Armenian School in Nicosia, Cyprus

The Nareg Armenian School (Αρμενικό Σχολείο Ναρέκ; Նարեկ Հայկական Վարժարան), also known as the Nicosia Armenian School, is located on 47, Armenia street in Strovolos, Nicosia, between the Armenian Prelature of Cyprus building and the Holy Mother of God cathedral.

== Institution ==
Since 1972, Armenian Elementary Schools in Cyprus (Nicosia, Larnaca, Limassol and, until 1974, Famagusta) are called Nareg, in memory of Saint Krikor Naregatsi (951-1003). The current building was built between 1971-1972 by the Technical Services of the Ministry of Education and was inaugurated on 12 November 1972 by Archbishop Makarios III and Catholicos Khoren I of Cilicia.

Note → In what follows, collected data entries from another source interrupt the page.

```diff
@@ -109,20 +167,23 @@
     for (int phase = 0; phase < 2; ++phase) {
     if (phase == 1) {
         if (!a.tail) break;
-        tail_work(a.tail, reinterpret_cast<double*>(lds), 2 * (LDSN + 64 * NML), tid, 1);
+        tail_work(a.tail, reinterpret_cast<double*>(lds), 2 * (LDSN + 64 * NML), lane_word_tid(lw), 1);
         tail_after = 0x7fffffff;
+        put_store_entries();
         if (TWL) {
-            const int lamr = fftq_lambda(tid);
-            put_lane_consts(as_global(a.twB)[2 * tid], as_global(a.twB)[32 * (tid & 15)], as_global(a.twB)[lamr ? lamr : 64]);
-        }
+            const int tidr = lane_word_tid(lw);
+            put_lane_consts(as_global(a.twB)[2 * tidr], as_global(a.twB)[32 * (tidr & 15)], as_global(a.twB)[lane_word_kb(lw)]);
+        }
+        if (RSL || TWL) lds_sync<T>();
     }
     for (; rw.more && tail_after != 0; rw.advance(), row = rw.row, i = i_nx, n = n_nx, --tail_after) {
         rw.draw(a.ticket);
         rw.peek(nrows, a.ticket_base, a.mwords);
-        asm volatile("" : "+v"(tid));
-        const int lam = fftq_lambda(tid);
-        const bool l0 = (lam == 0);
-        const int kb = l0 ? 64 : lam;
+        asm volatile("" : "+v"(lw));
+        const int tid = lane_word_tid(lw);
+        const int kb = lane_word_kb(lw);
+        const bool l0 = (kb == 64);
+        cplx* const ldsm = lds + LDSN + tid;
         if (TWR) {
             t1 = as_global(a.twB)[2 * tid];
             t2 = as_global(a.twB)[32 * (tid & 15)];
@@ -147,7 +208,7 @@
         for (int k = 0; k < R1; ++k) v[k] = to_cplx(cur[0][k]);
         constexpr bool HALVES = F64;
         const Tin* nxrow = nullptr;
-        auto load_some = [&](int k0, int k1) { load_row_pieces<Raw>(cur, nxrow, tid, k0, k1); };
+        auto load_some = [&](int k0, int k1) { load_row_pieces_sbase<Raw>(cur, nxrow, (unsigned)tid * (unsigned)sizeof(Raw), k0, k1); };
         rw.next(i, n, i_nx, n_nx, nrows, a.nsub, a.ticket_base, a.ticket, a.mwords);
         nxrow = next_row_of<M, Tin>(a, rw.more_nx, i_nx, n_nx, rc);
         auto prefetch = [&]() {
@@ -173,7 +234,7 @@
         double tail = 0.0;
         if (TAIL) {
             const double h = 0.70710678118654752440;
-            const cplx* pt = lds + fftq_lane_of((64 - lam) & 63) + (l0 ? 64 : 0);
+            const cplx* pt = lane_word_partner(lds, lw) + (l0 ? 64 : 0);
             cplx wt = l0 ? make_double2(-h, -h) : cmul(wb0, make_double2(-h, -h));
 #pragma unroll
             for (int kd = 12; kd < 16; ++kd) {
@@ -188,7 +249,7 @@
             load_some(R1 / 2, R1);
             __builtin_amdgcn_sched_barrier(0);
         }
-        const cplx* pc = lds + fftq_lane_of((64 - lam) & 63);
+        const cplx* pc = lane_word_partner(lds, lw);
         const cplx el = unit_phasor<true>((double)kb, phin);
         const cplx wst = make_double2(bcast_lane0(el.x), bcast_lane0(el.y));
         cplx e = el, wb = wb0;
@@ -220,12 +281,13 @@
         tr[PP_TSTRIDE] = sd;
         if (TAIL) tr[NRED - 1] = tail;
         lds_sync<T>();
-        double tv = wave_reduce_lds(tr, tid, reinterpret_cast<double*>(lds));
-        store_row_results<M, TAIL, ROWTOP>(a, rc, tid, tv);
+        double tv = wave_reduce_lds<NRED, true>(tr, tid, reinterpret_cast<double*>(lds));
+        if (RSL) store_row_results_lds(lds, rc, tid, tv);
+        else store_row_results<M, TAIL, ROWTOP>(a, rc, tid, tv);
         lds_sync<T>();
     }
     }
-    if (a.tail) tail_work(a.tail, reinterpret_cast<double*>(lds), 2 * (LDSN + 64 * NML), tid, 1 << 30);
+    if (a.tail) tail_work(a.tail, reinterpret_cast<double*>(lds), 2 * (LDSN + 64 * NML), lane_word_tid(lw), 1 << 30);
 }
 
 
```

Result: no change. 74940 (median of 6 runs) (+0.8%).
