# ucsdarclab/diffco

Measured on AMD Instinct MI355X. Metric: million collision-score+grad evals/sec, 7-DoF FK-kernel, 2k supports, higher is better.
Workload: dtype f32

## Files before the change

### diffco_amd/csrc/score_kernel.h

```cpp
#pragma once
#include <hip/hip_runtime.h>
#include <type_traits>
#include <stdint.h>
#include "fk_device.h"

namespace dcx {

enum { KF_RQ2 = 0,
       KF_POLY1 = 1,
       KF_GEN = 2 };

enum { MODE_SCORE = 0,
       MODE_GRAD_ROW = 1,
       MODE_GRAD_UP = 2 };

struct ScoreArgs {
    const float* rows;
    const float* centre;
    const FkProg* fk;
    const float* q;
    const float* upstream;
    float* score;
    float* grad;
    int64_t B;
// ... 125 lines not shown
#ifndef DCX_PAIR2_LOADS
#define DCX_PAIR2_LOADS 1
#endif
#ifndef DCX_LOAD_GROUPS
#define DCX_LOAD_GROUPS 1
#endif

template <int KF, bool CLAMPED = false>
__device__ __forceinline__ void kernel_eval(float d2, const ScoreArgs& a, float& val, float& g) {
    if constexpr (KF == KF_RQ2) {
        const float t = fmaf(0.5f * a.kp0, d2, 1.0f);
        const float u = __builtin_amdgcn_rcpf(t);
        val = u * u;
        g = (-2.0f * a.kp0) * (val * u);
    } else if constexpr (KF == KF_POLY1) {
        const float d2c = CLAMPED ? d2 : fmaxf(d2, 1e-30f);
        const float ri = __builtin_amdgcn_rsqf(d2c);
        val = d2c * ri;
        g = ri;
    } else {
        if (a.kind == DCX_K_RQ) {
            const float p = a.kp1;
            const float t = fmaf(a.kp0 / p, d2, 1.0f);
            val = powf(t, -p);
            g = (-2.0f * a.kp0) * val * __builtin_amdgcn_rcpf(t);
        } else if (a.kind == DCX_K_POLY) {
            const int k = (int)a.kp0;
            const float ie = 1.0f / a.kp1;
            const float d2c = fmaxf(d2, 1e-30f);
            const float ri = __builtin_amdgcn_rsqf(d2c);
            const float r = d2c * ri;
            float rk2 = (k >= 2) ? 1.0f : ri;
            for (int i = 2; i < k; ++i) rk2 *= r;
            if (k & 1) {
                val = rk2 * d2c * ie;
                g = (float)k * rk2 * ie;
            } else {
                const float lg = 0.5f * logf(d2c);
                val = rk2 * d2c * lg * ie;
                g = rk2 * fmaf((float)k, lg, 1.0f) * ie;
            }
        } else {
            const float ie2 = 1.0f / (a.kp0 * a.kp0);
            const float v2 = fmaf(d2, ie2, 1.0f);
            const float rv = __builtin_amdgcn_rsqf(v2);
            val = v2 * rv;
            g = rv * ie2;
        }
    }
}
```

Currently, the school has about 120 students. As with the other Nareg Schools (in Larnaca and Limassol), Vera Tahmazian has been the Headmistress since 2009, and the school is under the tutelage of the Armenian Schools of Cyprus Committee. Additionally, since 2005, following the unjust closure of the Melkonian Educational Institute, Nareg Gymnasium (Junior High School) operates on the same premises, with about 25 students.

== History ==
The first Armenian school in Nicosia was established on Victoria street in 1870 by Archimandrite Vartan Mamigonian. In 1886, Fr. Hovhannes Shahinian renovated the building and called it "Vartanants Boys' School". In 1902, Archimandrite Bedros Saradjian erected the "Shoushanian Girls' School". The two schools operated simultaneously, until in 1921, following the death of local landowner Artin Bey Melikian from Kythrea, his children respected his will for the erection of the co-educational "Melikian National School". Initially, the school building was considered too big, but only a year later it was full of Armenian children who survived the Armenian Genocide. In 1938, entrepreneur Dickran Ouzounian erected the also co-educational "Ouzounian National School" next to it. As of 1939, the two schools assumed the name "Melikian-Ouzounian National School", under which they operated until 1963. In 1950, the new kindergarten building was built, using proceeds from school events.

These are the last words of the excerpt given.